Le anticipazioni del Rapporto Svimez 2015, al di là dei singoli aspetti e dei dati particolari, pur importantissimi, ripropongono forse il Mezzogiorno d’Italia come decisiva questione nazionale ed europea. Molti di noi, infatti, negli ultimi lustri si sono persuasi dell’esistenza di tante “Italie”, non di due soltanto. In ciò vi è di certo un fondo di verità.
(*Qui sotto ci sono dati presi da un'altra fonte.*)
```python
# ... 279 lines not shown
            "gfpl_update_frame": ([P], C.c_int),
            "gfpl_frame_step": ([P, P], C.c_int),
            "gfpl_upload_frames": ([P, P, P], C.c_int),
            "gfpl_upload_frames_async": ([P, P, C.c_int, C.c_int, P], C.c_int),
            "gfpl_upload_wait": ([P, C.c_int64], C.c_int),
            "gfpl_upload_frames_l0_async": ([P, P, C.c_int, C.c_int, C.c_int64, P], C.c_int),
            "gfpl_staged_frames": ([P, C.c_int, P], C.c_int),
            "gfpl_stereo_points": ([P, P], C.c_int),
            "gfpl_stereo_lines": ([P, P], C.c_int),
            "gfpl_line_uncertainty": ([P], C.c_int),
            "gfpl_cross_points": ([P], C.c_int),
            "gfpl_cross_lines": ([P], C.c_int),
            "gfpl_line_cut": ([P], C.c_int),
            "gfpl_knn2_hamming": ([P, P, C.c_int, P, C.c_int, C.c_int, P, P], C.c_int),
            "gfpl_kf_common_matches": ([P, P, P, P, P, P, P], C.c_int),
            "gfpl_kf_local_map_matches": ([P, P, P, C.c_double, C.c_double, P, P, P, P], C.c_int),
            "gfpl_read_frame": ([P, C.c_int, C.c_int, P], C.c_int),
            "gfpl_write_frame": ([P, C.c_int, C.c_int, P], C.c_int),
            "gfpl_read_track": ([P, C.c_int, P], C.c_int),
            "gfpl_read_last_track": ([P, C.c_int, P], C.c_int),
            "gfpl_need_new_kf": ([P, P], C.c_int),
            "gfpl_curr_frame_is_kf": ([P, P], C.c_int),
            "gfpl_read_kf_state": ([P, C.c_int, P], C.c_int),
            "gfpl_write_track": ([P, C.c_int, P], C.c_int),
            "gfpl_set_timing": ([P, C.c_int], C.c_int),
            "gfpl_get_stage_times": ([P, P], C.c_int),
            "gfpl_get_kernel_times": ([P, P], C.c_int),
            "gfpl_last_step_kernel_bytes": ([P, P], C.c_int),
            "gfpl_last_step_bytes": ([P, P], C.c_int),
            "gfpl_last_step_stage_bytes": ([P, P], C.c_int),
            "gfpl_last_step_counts": ([P, P], C.c_int),
            "gfpl_last_step_track_counts": ([P, P], C.c_int),
            "gfpl_last_step_cut_proof": ([P, P], C.c_int),
            "gfpl_debug_cut_records": ([P, C.c_int, P, C.c_int], C.c_int),
            "gfpl_debug_step_records": ([P, P], C.c_int),
            "gfpl_debug_clocks": ([P, P], C.c_int),
            "gfpl_lsd_create": ([P, P, C.c_int, C.c_int, C.c_int, C.c_int, C.c_int, C.POINTER(P)], C.c_int),
            "gfpl_lsd_destroy": ([P], C.c_int),
            "gfpl_lsd_detect": ([P, P, C.c_int, P, P, P], C.c_int),
            "gfpl_lsd_sort_desc": ([P, P, C.c_int], C.c_int),
            "gfpl_strerror": ([C.c_int], C.c_char_p),
            "gfpl_orb_create": ([P, C.c_int, C.c_int, P, C.c_int, C.c_int, C.POINTER(P)], C.c_int),
            "gfpl_orb_destroy": ([P], C.c_int),
            "gfpl_orb_pyramid_bytes": ([P, P], C.c_int),
            "gfpl_orb_extract": ([P, P, C.c_int, P, P, P, P, P, P, C.c_int64], C.c_int),
            "gfpl_lbd_create": ([P, C.c_int, C.c_int, C.c_int, C.c_int, C.POINTER(P)], C.c_int),
            "gfpl_lbd_destroy": ([P], C.c_int),
            "gfpl_lbd_compute": ([P, P, C.c_int, P, P, P], C.c_int),
            "gfpl_lbd_gradients": ([P, P, P], C.c_int),
            "gfpl_detector_params_default": ([P, P, P], C.c_int),
            "gfpl_detector_create": ([P, P, C.c_int, C.c_int, C.c_int, C.c_int, C.POINTER(P)], C.c_int),
            "gfpl_detector_destroy": ([P], C.c_int),
            "gfpl_detect_stereo_async": ([P, P, P, C.c_int, P, P], C.c_int),
            "gfpl_detect_stereo_host": ([P, P, P, C.c_int, P, P], C.c_int),
            "gfpl_detect_stereo": ([P, P, P, C.c_int, P, C.c_int, P], C.c_int),
            "gfpl_detector_status": ([P], C.c_int),
            "gfpl_detector_discard": ([P, P], C.c_int),
            "gfpl_read_detections": ([P, P, C.c_int, P], C.c_int),
            "gfpl_rectify_maps_host": ([P, C.c_int, C.c_int, P, P], C.c_int),
            "gfpl_rectifier_create": ([P, P, P, C.c_int, C.c_int, C.POINTER(P)], C.c_int),
            "gfpl_rectifier_destroy": ([P], C.c_int),
            "gfpl_rectifier_read_maps": ([P, C.c_int, P, P], C.c_int),
            "gfpl_rectify": ([P, C.c_int, P, C.c_int, P], C.c_int),
            "gfpl_rectify_async": ([P, C.c_int, P, C.c_int, P], C.c_int),
            "gfpl_rectify_stereo_async": ([P, P, P, C.c_int, P, P], C.c_int),
            "gfpl_rectify_host": ([P, C.c_int, P, C.c_int, P], C.c_int),
# ... 540 lines not shown
        return st.as_dict()

    def write_track(self, seq: int, tr: TrackHost):
        check(self.L.gfpl_write_track(self.h, seq, C.byref(tr)), "write_track")

    def last_step_bytes(self) -> int:
        v = C.c_int64()
        check(self.L.gfpl_last_step_bytes(self.h, C.byref(v)), "last_step_bytes")
        return v.value

    def last_step_stage_bytes(self) -> np.ndarray:
        v = np.zeros(7, np.int64)
        check(self.L.gfpl_last_step_stage_bytes(self.h, v.ctypes.data), "last_step_stage_bytes")
        return v

    STEP_COUNTS = ["N_o", "N_k", "M_o", "S_p", "S_l", "M_p", "M_l", "n_inliers"]

    def last_step_counts(self) -> dict:
        v = np.zeros(8, np.int64)
        check(self.L.gfpl_last_step_counts(self.h, v.ctypes.data), "last_step_counts")
        return {n: float(x) / self.B for n, x in zip(self.STEP_COUNTS, v)}

    def last_step_track_counts(self) -> dict:
        v = np.zeros(4, np.int64)
        check(self.L.gfpl_last_step_track_counts(self.h, v.ctypes.data), "last_step_track_counts")
        return {"steps": int(v[0]), "exact_steps": int(v[1]), "inliers_after_pose": int(v[2]),
                "lines_unbounded": int(v[3])}

    def last_step_cut_proof(self) -> dict:
        v = np.zeros(4, np.int64)
        check(self.L.gfpl_last_step_cut_proof(self.h, v.ctypes.data), "last_step_cut_proof")
        return {"redone": int(v[0]), "steps_proven": int(v[1]), "vref_evals": int(v[2]), "lines": int(v[3])}

    def debug_cut_records(self, b: int, n_lines: int) -> np.ndarray:
        out = np.zeros((n_lines, 80), np.float64)
        check(self.L.gfpl_debug_cut_records(self.h, b, out.ctypes.data, n_lines), "debug_cut_records")
        return out

    def debug_step_records(self) -> np.ndarray:
        out = np.zeros((self.B, 24), np.int64)
        check(self.L.gfpl_debug_step_records(self.h, out.ctypes.data), "debug_step_records")
        return out

    def debug_clocks(self) -> np.ndarray:
        out = np.zeros((self.B, 8), np.int64)
        check(self.L.gfpl_debug_clocks(self.h, out.ctypes.data), "debug_clocks")
        return out

    def last_step_kernel_bytes(self) -> np.ndarray:
        v = np.zeros(4, np.int64)
        check(self.L.gfpl_last_step_kernel_bytes(self.h, v.ctypes.data), "last_step_kernel_bytes")
        return v

    def nbytes(self) -> int:
        return int(self.L.gfpl_seqbatch_bytes(self.h))

    def close(self):
        if getattr(self, "h", None):
            self.L.gfpl_seqbatch_destroy(self.h)
            self.h = None

    def __del__(self):
        try:
            self.close()
        except Exception:
            pass
# ... 373 lines not shown
```

include/gfpl.h:

```cpp
#ifndef GFPL_H
#define GFPL_H

#include <stddef.h>
#include <stdint.h>

#ifdef __cplusplus
extern "C" {
#endif

#define GFPL_ABI_VERSION 6

#define GFPL_DESC_BYTES 32
#define GFPL_MAX_LEVELS 8
#define GFPL_MAX_IMAGE_DIM 2047
#define GFPL_MAX_MATCHED_PT 2048
#define GFPL_MAX_MATCHED_LS 1024
#define GFPL_PYR_TAIL 64

#define GFPL_OK                   0
#define GFPL_E_INVALID          (-1)
#define GFPL_E_HIP              (-2)
#define GFPL_E_NO_DEVICE        (-3)
#define GFPL_E_TOO_FEW_TRAIN    (-4)
#define GFPL_E_CAPACITY         (-5)
// ... 318 lines not shown
    const double*  ls_sigma2;
    double         T_kf_w[16];
} gfpl_kf_view;

int  gfpl_kf_common_matches(gfpl_ctx* ctx, const gfpl_kf_view* kf0, const gfpl_kf_view* kf1,
                            int32_t* pt_pairs, int* n_pt_pairs, int32_t* ls_pairs, int* n_ls_pairs);

typedef struct gfpl_map_view {
    int            n_pt;
    const uint8_t* pdesc;
    const double*  P;
    int            n_ls;
    const uint8_t* ldesc;
    const double*  L;
} gfpl_map_view;

int  gfpl_kf_local_map_matches(gfpl_ctx* ctx, const gfpl_map_view* map, const gfpl_kf_view* kf1,
                               double max_kf_epip_p, double max_kf_epip_l,
                               int32_t* pt_pairs, int* n_pt_pairs, int32_t* ls_pairs, int* n_ls_pairs);

int  gfpl_read_frame(gfpl_seqbatch* sb, int which, int seq, gfpl_frame_host* out);
int  gfpl_write_frame(gfpl_seqbatch* sb, int which, int seq, const gfpl_frame_host* in);
int  gfpl_read_track(gfpl_seqbatch* sb, int seq, gfpl_track_host* out);
int  gfpl_write_track(gfpl_seqbatch* sb, int seq, const gfpl_track_host* in);
int  gfpl_read_last_track(gfpl_seqbatch* sb, int seq, gfpl_track_host* out);

int  gfpl_set_timing(gfpl_ctx* ctx, int enable);
int  gfpl_get_stage_times(gfpl_ctx* ctx, float* ms7);
int  gfpl_last_step_bytes(gfpl_seqbatch* sb, int64_t* bytes);
int  gfpl_last_step_stage_bytes(gfpl_seqbatch* sb, int64_t* bytes7);
int  gfpl_last_step_counts(gfpl_seqbatch* sb, int64_t* counts8);
int  gfpl_last_step_track_counts(gfpl_seqbatch* sb, int64_t* counts4);
int  gfpl_last_step_cut_proof(gfpl_seqbatch* sb, int64_t* counts4);
int  gfpl_debug_cut_records(gfpl_seqbatch* sb, int b, double* out, int n_lines);
int  gfpl_debug_step_records(gfpl_seqbatch* sb, int64_t* out);
int  gfpl_debug_clocks(gfpl_seqbatch* sb, int64_t* out);
int  gfpl_get_kernel_times(gfpl_ctx* ctx, float* ms4);
int  gfpl_last_step_kernel_bytes(gfpl_seqbatch* sb, int64_t* bytes4);

const char* gfpl_strerror(int code);

#ifdef __cplusplus
}
#endif
#endif
```

Baseline: 781,100.

## Fuse line covariance into stereo-lines kernel and skip redundant uncertainty launches

The stereo-lines kernel now writes each line's start and end 3D covariances as it writes the line, when the confidence cut is enabled. A per-slot generation mark records that the covariances are current, so the step skips the separate line-uncertainty launch on the previous frame when they were already produced. Launch-bound occupancy hints for the stereo-lines kernel also change per block size and mode. This saves a kernel launch and a reread of line data, but adds register pressure and extra bookkeeping that must be invalidated correctly whenever config, camera, or frame writes change.

```diff
diff --git a/gf-pl-slam_amd/csrc/gfpl_abi.hip b/gf-pl-slam_amd/csrc/gfpl_abi.hip
--- a/gf-pl-slam_amd/csrc/gfpl_abi.hip
+++ b/gf-pl-slam_amd/csrc/gfpl_abi.hip
@@ -24,6 +24,7 @@
     gfpl_config cfg{};
     bool has_cam = false, has_cfg = false;
     bool timing = false;
+    int64_t cov_gen = 0;
     hipEvent_t ev[GFPL_NEV]{};
     float stage_ms[7]{};
     std::vector<gfpl_seqbatch*> sbs;
@@ -38,6 +39,8 @@
     int64_t bytes = 0;
     DevFrame slot[2];
     int prev_slot = 0;
+    int64_t cov_mark[2] = {-1, -1};
+    int64_t n_line_unc = 0;
     bool initialized = false;
     bool has_curr = false;
     DevTrack tr{};
@@ -80,6 +83,11 @@
             return GFPL_E_HIP;                                      \
         }                                                           \
     } while (0)
+
+void mark_lines_written(gfpl_seqbatch* sb, int slot) {
+    sb->cov_mark[slot] = sb->ctx->cfg.use_line_conf_cut ? sb->ctx->cov_gen : -1;
+}
+bool cov_current(const gfpl_seqbatch* sb, int slot) { return sb->cov_mark[slot] == sb->ctx->cov_gen; }
 
 int debug_fill_byte() {
     const char* e = getenv("GFPL_DEBUG_FILL");
@@ -386,6 +394,7 @@
     if (cam->pyr_bytes % 4 != 0) return GFPL_E_INVALID;
     c->cam = *cam;
     c->has_cam = true;
+    ++c->cov_gen;
     return GFPL_OK;
 }
 
@@ -397,6 +406,7 @@
         if (cfg->max_point_match_num > sb->mpt_cap || cfg->max_line_match_num > sb->mls_cap) return GFPL_E_CAPACITY;
     c->cfg = *cfg;
     c->has_cfg = true;
+    ++c->cov_gen;
     return GFPL_OK;
 }
 
@@ -476,6 +486,7 @@
     KParams p = params(sb, in);
     p.curr = sb->slot[sb->prev_slot];
     HIPCHK(launch_init(p, sb->ctx->stream));
+    mark_lines_written(sb, sb->prev_slot);
     sb->initialized = true;
     sb->has_curr = false;
     return in_release(sb, in, slot);
@@ -500,7 +511,10 @@
     if (e) return e;
     const int slot = in_acquire(sb, in);
     if (slot == -2) return GFPL_E_HIP;
-    HIPCHK(launch_stereo_lines(params(sb, in), sb->ctx->stream));
+    KParams p = params(sb, in);
+    p.cfg.use_line_conf_cut = 0;
+    HIPCHK(launch_stereo_lines(p, sb->ctx->stream));
+    sb->cov_mark[1 - sb->prev_slot] = -1;
     sb->has_curr = true;
     return in_release(sb, in, slot);
 }
@@ -509,6 +523,8 @@
     if (!sb) return GFPL_E_INVALID;
     if (!sb->initialized) return GFPL_E_STATE;
     HIPCHK(launch_line_uncertainty(params(sb, nullptr), sb->ctx->stream));
+    ++sb->n_line_unc;
+    sb->cov_mark[sb->prev_slot] = sb->ctx->cov_gen;
     return GFPL_OK;
 }
 
@@ -531,6 +547,7 @@
     if (!sb->initialized || !sb->has_curr) return GFPL_E_STATE;
     sb->last_cut_mode = sb->ctx->cfg.cut_proof;
     HIPCHK(launch_line_cut(params(sb, nullptr), sb->ctx->stream, nullptr));
+    sb->cov_mark[sb->prev_slot] = -1;
     return GFPL_OK;
 }
 
@@ -547,15 +564,22 @@
     HIPCHK(launch_stereo_points(p, c->stream));
     tmark(c, 1);
     HIPCHK(launch_stereo_lines(p, c->stream));
+    mark_lines_written(sb, 1 - sb->prev_slot);
     tmark(c, 2);
-    if (c->cfg.use_line_conf_cut) HIPCHK(launch_line_uncertainty(p, c->stream));
+    if (c->cfg.use_line_conf_cut && !cov_current(sb, sb->prev_slot)) {
+        HIPCHK(launch_line_uncertainty(p, c->stream));
+        ++sb->n_line_unc;
+        sb->cov_mark[sb->prev_slot] = c->cov_gen;
+    }
     HIPCHK(launch_cross_points(p, c->stream));
     tmark(c, 3);
     HIPCHK(launch_cross_lines(p, c->stream));
     tmark(c, 4);
     sb->last_cut_mode = c->cfg.use_line_conf_cut ? c->cfg.cut_proof : -1;
-    if (c->cfg.use_line_conf_cut)
+    if (c->cfg.use_line_conf_cut) {
         HIPCHK(launch_line_cut(p, c->stream, c->timing ? &c->ev[7] : nullptr));
+        sb->cov_mark[sb->prev_slot] = -1;
+    }
     HIPCHK(launch_step_bytes(p, c->stream));
     tmark(c, 5);
     sb->has_curr = true;
@@ -1120,6 +1144,7 @@
     frame_fields(f, *o, v);
     HIPCHK(v.e);
     HIPCHK(hipStreamSynchronize(s));
+    sb->cov_mark[which == GFPL_PREV ? sb->prev_slot : 1 - sb->prev_slot] = -1;
     sb->initialized = true;
     if (which == GFPL_CURR) sb->has_curr = true;
     return GFPL_OK;
@@ -1245,6 +1270,19 @@
     return GFPL_OK;
 }
 
+int64_t gfpl_debug_line_uncertainty_launches(const gfpl_seqbatch* sb) { return sb ? sb->n_line_unc : -1; }
+
+int gfpl_debug_line_cov_rows(gfpl_seqbatch* sb, int which, int seq, double* covS, double* covE) {
+    if (!sb || !covS || !covE || seq < 0 || seq >= sb->B || (which != GFPL_PREV && which != GFPL_CURR)) return GFPL_E_INVALID;
+    if (hipSetDevice(sb->ctx->device) != hipSuccess) return GFPL_E_HIP;
+    if (hipStreamSynchronize(sb->ctx->stream) != hipSuccess) return GFPL_E_HIP;
+    const DevLines& L = sb->slot[which == GFPL_PREV ? sb->prev_slot : 1 - sb->prev_slot].ls;
+    const size_t n = 9 * (size_t)sb->kl_cap, off = n * (size_t)seq;
+    HIPCHK(hipMemcpy(covS, L.covS + off, n * sizeof(double), hipMemcpyDeviceToHost));
+    HIPCHK(hipMemcpy(covE, L.covE + off, n * sizeof(double), hipMemcpyDeviceToHost));
+    return GFPL_OK;
+}
+
 int gfpl_debug_cut_records(gfpl_seqbatch* sb, int b, double* out, int n_lines) {
     if (!sb || !out || b < 0 || b >= sb->B || n_lines < 0 || n_lines > sb->mls_cap) return GFPL_E_INVALID;
     if (hipSetDevice(sb->ctx->device) != hipSuccess) return GFPL_E_HIP;
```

Non può però trattarsi di un modo raffinato per ignorare le contraddizioni e i problemi nuovi e antichi del Sud.

Stride poi il contrasto fra tali “fotografie” socioeconomiche e la sostanziale incapacità di offrire risposte e prospettive politiche. A quali “utopie concrete” si può fare oggi appello? Come ridestare la speranza e la fiducia (innanzitutto in se stessi) di milioni di cittadini?

La mia impressione è che si stia smarrendo la distinzione fra interventi di breve periodo e un lavoro faticoso e arduo, e tuttavia necessario, di lunga lena. Senza uno sforzo politico-culturale di interpretazione dei fatti e di ricerca di soluzioni possibili rischiamo di restar fermi alla fase dello stupore, più o meno sincero.